= Soterios Johnson =

American radio journalist

Soterios Johnson is an American radio journalist and the former local host of National Public Radio's Morning Edition on New York City public-radio station WNYC.

== Early life and education ==
Johnson was named after his Greek maternal grandfather. His surname comes from his paternal grandfather, Ioannou, who moved to New York from Cyprus. A native of Highland Park, New Jersey, Johnson was introduced to radio by his father, who was a recording engineer at WNEW.

Johnson graduated from Highland Park High School, where he participated in the school's radio station.
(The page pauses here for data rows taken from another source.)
typedef const __attribute__((address_space(1))) void* gptr_t;
typedef __attribute__((address_space(3))) void* lptr_t;

#define G_BAR()                            \
  do {                                     \
    __builtin_amdgcn_sched_barrier(0);     \
    __builtin_amdgcn_s_barrier();          \
    __builtin_amdgcn_sched_barrier(0);     \
  } while (0)
#define G_LSYNC()                                          \
  do {                                                     \
    asm volatile("s_waitcnt lgkmcnt(0)" ::: "memory");     \
    G_BAR();                                               \
  } while (0)



typedef __attribute__((ext_vector_type(8))) _Float16 f16x8;
template <int EPI, bool F16>
__device__ __forceinline__ f32x4 gemm_mfma(bf16x8 x, bf16x8 y, f32x4 c) {
  if constexpr (EPI_IS_SEARCH(EPI) || F16) return __builtin_amdgcn_mfma_f32_16x16x32_f16(__builtin_bit_cast(f16x8, x), __builtin_bit_cast(f16x8, y), c, 0, 0, 0);
  else return __builtin_amdgcn_mfma_f32_16x16x32_bf16(x, y, c, 0, 0, 0);
}

template <int EPI, bool F16 = false, bool OUTH = F16>
__global__ void __launch_bounds__(512, 2)
k_gemm_bf16_nt(const __bf16* __restrict__ A, const __bf16* __restrict__ B, __bf16* C, const __bf16* __restrict__ bias,
               const __bf16* resid, int M, int N, int K, int tiles_m, int tiles_n, RopeArgs rope, MaxAggArgs mx, NormArgs nrm, EmitArgs em) {
  __shared__ __attribute__((aligned(1024))) char smem[8 * HALF_BYTES + (EPI == EPI_EMIT ? 2304 : 0)];
  const int nwg = gridDim.x, bid = blockIdx.x;
  const int xcd = bid & 7, qd = nwg >> 3, rm = nwg & 7;
  const int t_lin = (xcd < rm ? xcd * (qd + 1) : rm * (qd + 1) + (xcd - rm) * qd) + (bid >> 3);
  const int GM = nrm.group_m;
  const int width = GM * tiles_n;
  const int group = t_lin / width, first_m = group * GM;
  const int gsz = min(tiles_m - first_m, GM);
  const int tin = t_lin - group * width;
  const int tm = first_m + tin % gsz, tn = tin / gsz;
  const int tmx = EPI == EPI_SAMPLE ? tm * em.ss : ((EPI == EPI_EMIT && em.ss > 1) ? (tm / (em.ss - 1)) * em.ss + 1 + tm % (em.ss - 1) : tm);
  const int m0 = tmx * GBM, n0 = tn * GBN;

  const int tid = threadIdx.x, lane = tid & 63;
  const int wave = __builtin_amdgcn_readfirstlane(tid >> 6);
  const int wr = wave >> 2, wc = wave & 3;
  if constexpr (EPI == EPI_EMIT) {
    float* xthr = (float*)(smem + 8 * HALF_BYTES);
    unsigned int* xqc = (unsigned int*)(smem + 8 * HALF_BYTES + 1024);
    if (tid < GBN) { xthr[tid] = n0 + tid < N ? em.thr[n0 + tid] : FLT_MAX; xqc[tid] = 0u; }
    if (tid < 8) ((unsigned int*)(smem + 8 * HALF_BYTES + 2048))[tid] = 0u;
  }

  const __bf16 *pA0[2], *pA1[2], *pB0[2], *pB1[2];
#pragma unroll
  for (int i = 0; i < 2; ++i) {
    int s = (wave * 2 + i) * 64 + lane;
    int row = s >> 3, c = (s & 7) ^ ((row >> 1) & 7);
    if (EPI_IS_SEARCH(EPI)) {
      const int64_t lastb = (int64_t)(M - 1) >> 7;
      const int64_t b0 = min((int64_t)(m0 >> 7), lastb), b1 = min((int64_t)(m0 >> 7) + 1, lastb);
      pA0[i] = A + (b0 * (K / 64)) * 8192 + s * 8;
      pA1[i] = A + (b1 * (K / 64)) * 8192 + s * 8;
    } else {
      pA0[i] = A + (int64_t)min(m0 + row, M - 1) * K + c * 8;
      pA1[i] = A + (int64_t)min(m0 + 128 + row, M - 1) * K + c * 8;
    }
    pB0[i] = B + (int64_t)min(n0 + row, N - 1) * K + c * 8;
    pB1[i] = B + (int64_t)min(n0 + 128 + row, N - 1) * K + c * 8;
  }
  char* const dma_dst = smem + wave * 2048;
#define G_KOFF(KT) ((KT) * GBK)
  const int a_ks = EPI_IS_SEARCH(EPI) ? 8192 : GBK;
#define G_ISSUE_(P, SLOT, BUF, KOFF)                                                                                       \
  do {                                                                                                                     \
    __builtin_amdgcn_global_load_lds((gptr_t)(P[0] + (KOFF)), (lptr_t)(dma_dst + (BUF) * 65536 + (SLOT) * HALF_BYTES), 16, 0, 0);        \
    __builtin_amdgcn_global_load_lds((gptr_t)(P[1] + (KOFF)), (lptr_t)(dma_dst + (BUF) * 65536 + (SLOT) * HALF_BYTES + 1024), 16, 0, 0); \
  } while (0)
#define G_ISSUE(P, SLOT, BUF, KT) G_ISSUE_(P, SLOT, BUF, ((SLOT) < 2 ? (int64_t)(KT) * a_ks : (int64_t)G_KOFF(KT)))

  const int fr = lane & 15, fq = lane >> 4;
  const int xs = fr >> 1;
  int laneoff[2];
#pragma unroll
  for (int ks = 0; ks < 2; ++ks) laneoff[ks] = fr * 128 + (((ks * 4 + fq) ^ xs) << 4);
  int laneoffA[2];
#pragma unroll
  for (int ks = 0; ks < 2; ++ks) laneoffA[ks] = EPI_IS_SEARCH(EPI) ? ks * 1024 + lane * 16 : laneoff[ks];
  const int a_off = (wr * 64) * 128, b_off = 2 * HALF_BYTES + (wc * 32) * 128;

  f32x4 acc[2][2][4][2];
#pragma unroll
  for (int h = 0; h < 2; ++h)
#pragma unroll
    for (int hp = 0; hp < 2; ++hp)
#pragma unroll
      for (int mi = 0; mi < 4; ++mi)
#pragma unroll
        for (int ni = 0; ni < 2; ++ni) acc[h][hp][mi][ni] = f32x4{0.f, 0.f, 0.f, 0.f};
  bf16x8 a[4][2], b[2][2];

While attending Columbia University in New York City, he worked at a small FM station in his hometown and at the college's WKCR-FM (89.9 FM) radio station. In 1990, he graduated with a degree in American history from Columbia University's Columbia College. He then earned a master's degree from the Columbia University Graduate School of Journalism.

== Career ==
Johnson began working for WNYC in an overnight position, and also covered weekends and holidays. He became the permanent host of Morning Edition on WNYC in summer 2003.

In the summer of 2016, Johnson left WNYC to join the University of California, Davis as Director of Humanities, Arts, and Cultural Programs.

== Personal life ==
As of November 2016, Johnson lives in California with his husband.

==Influence on music==
His name inspired the name of New York City three-piece band Satirius Johnson.

Jonathan Coulton, a folk-rock artist based in New York, wrote a song called "Dance, Soterios Johnson, Dance", which presents a fictionalized secret life of Johnson as a club-goer.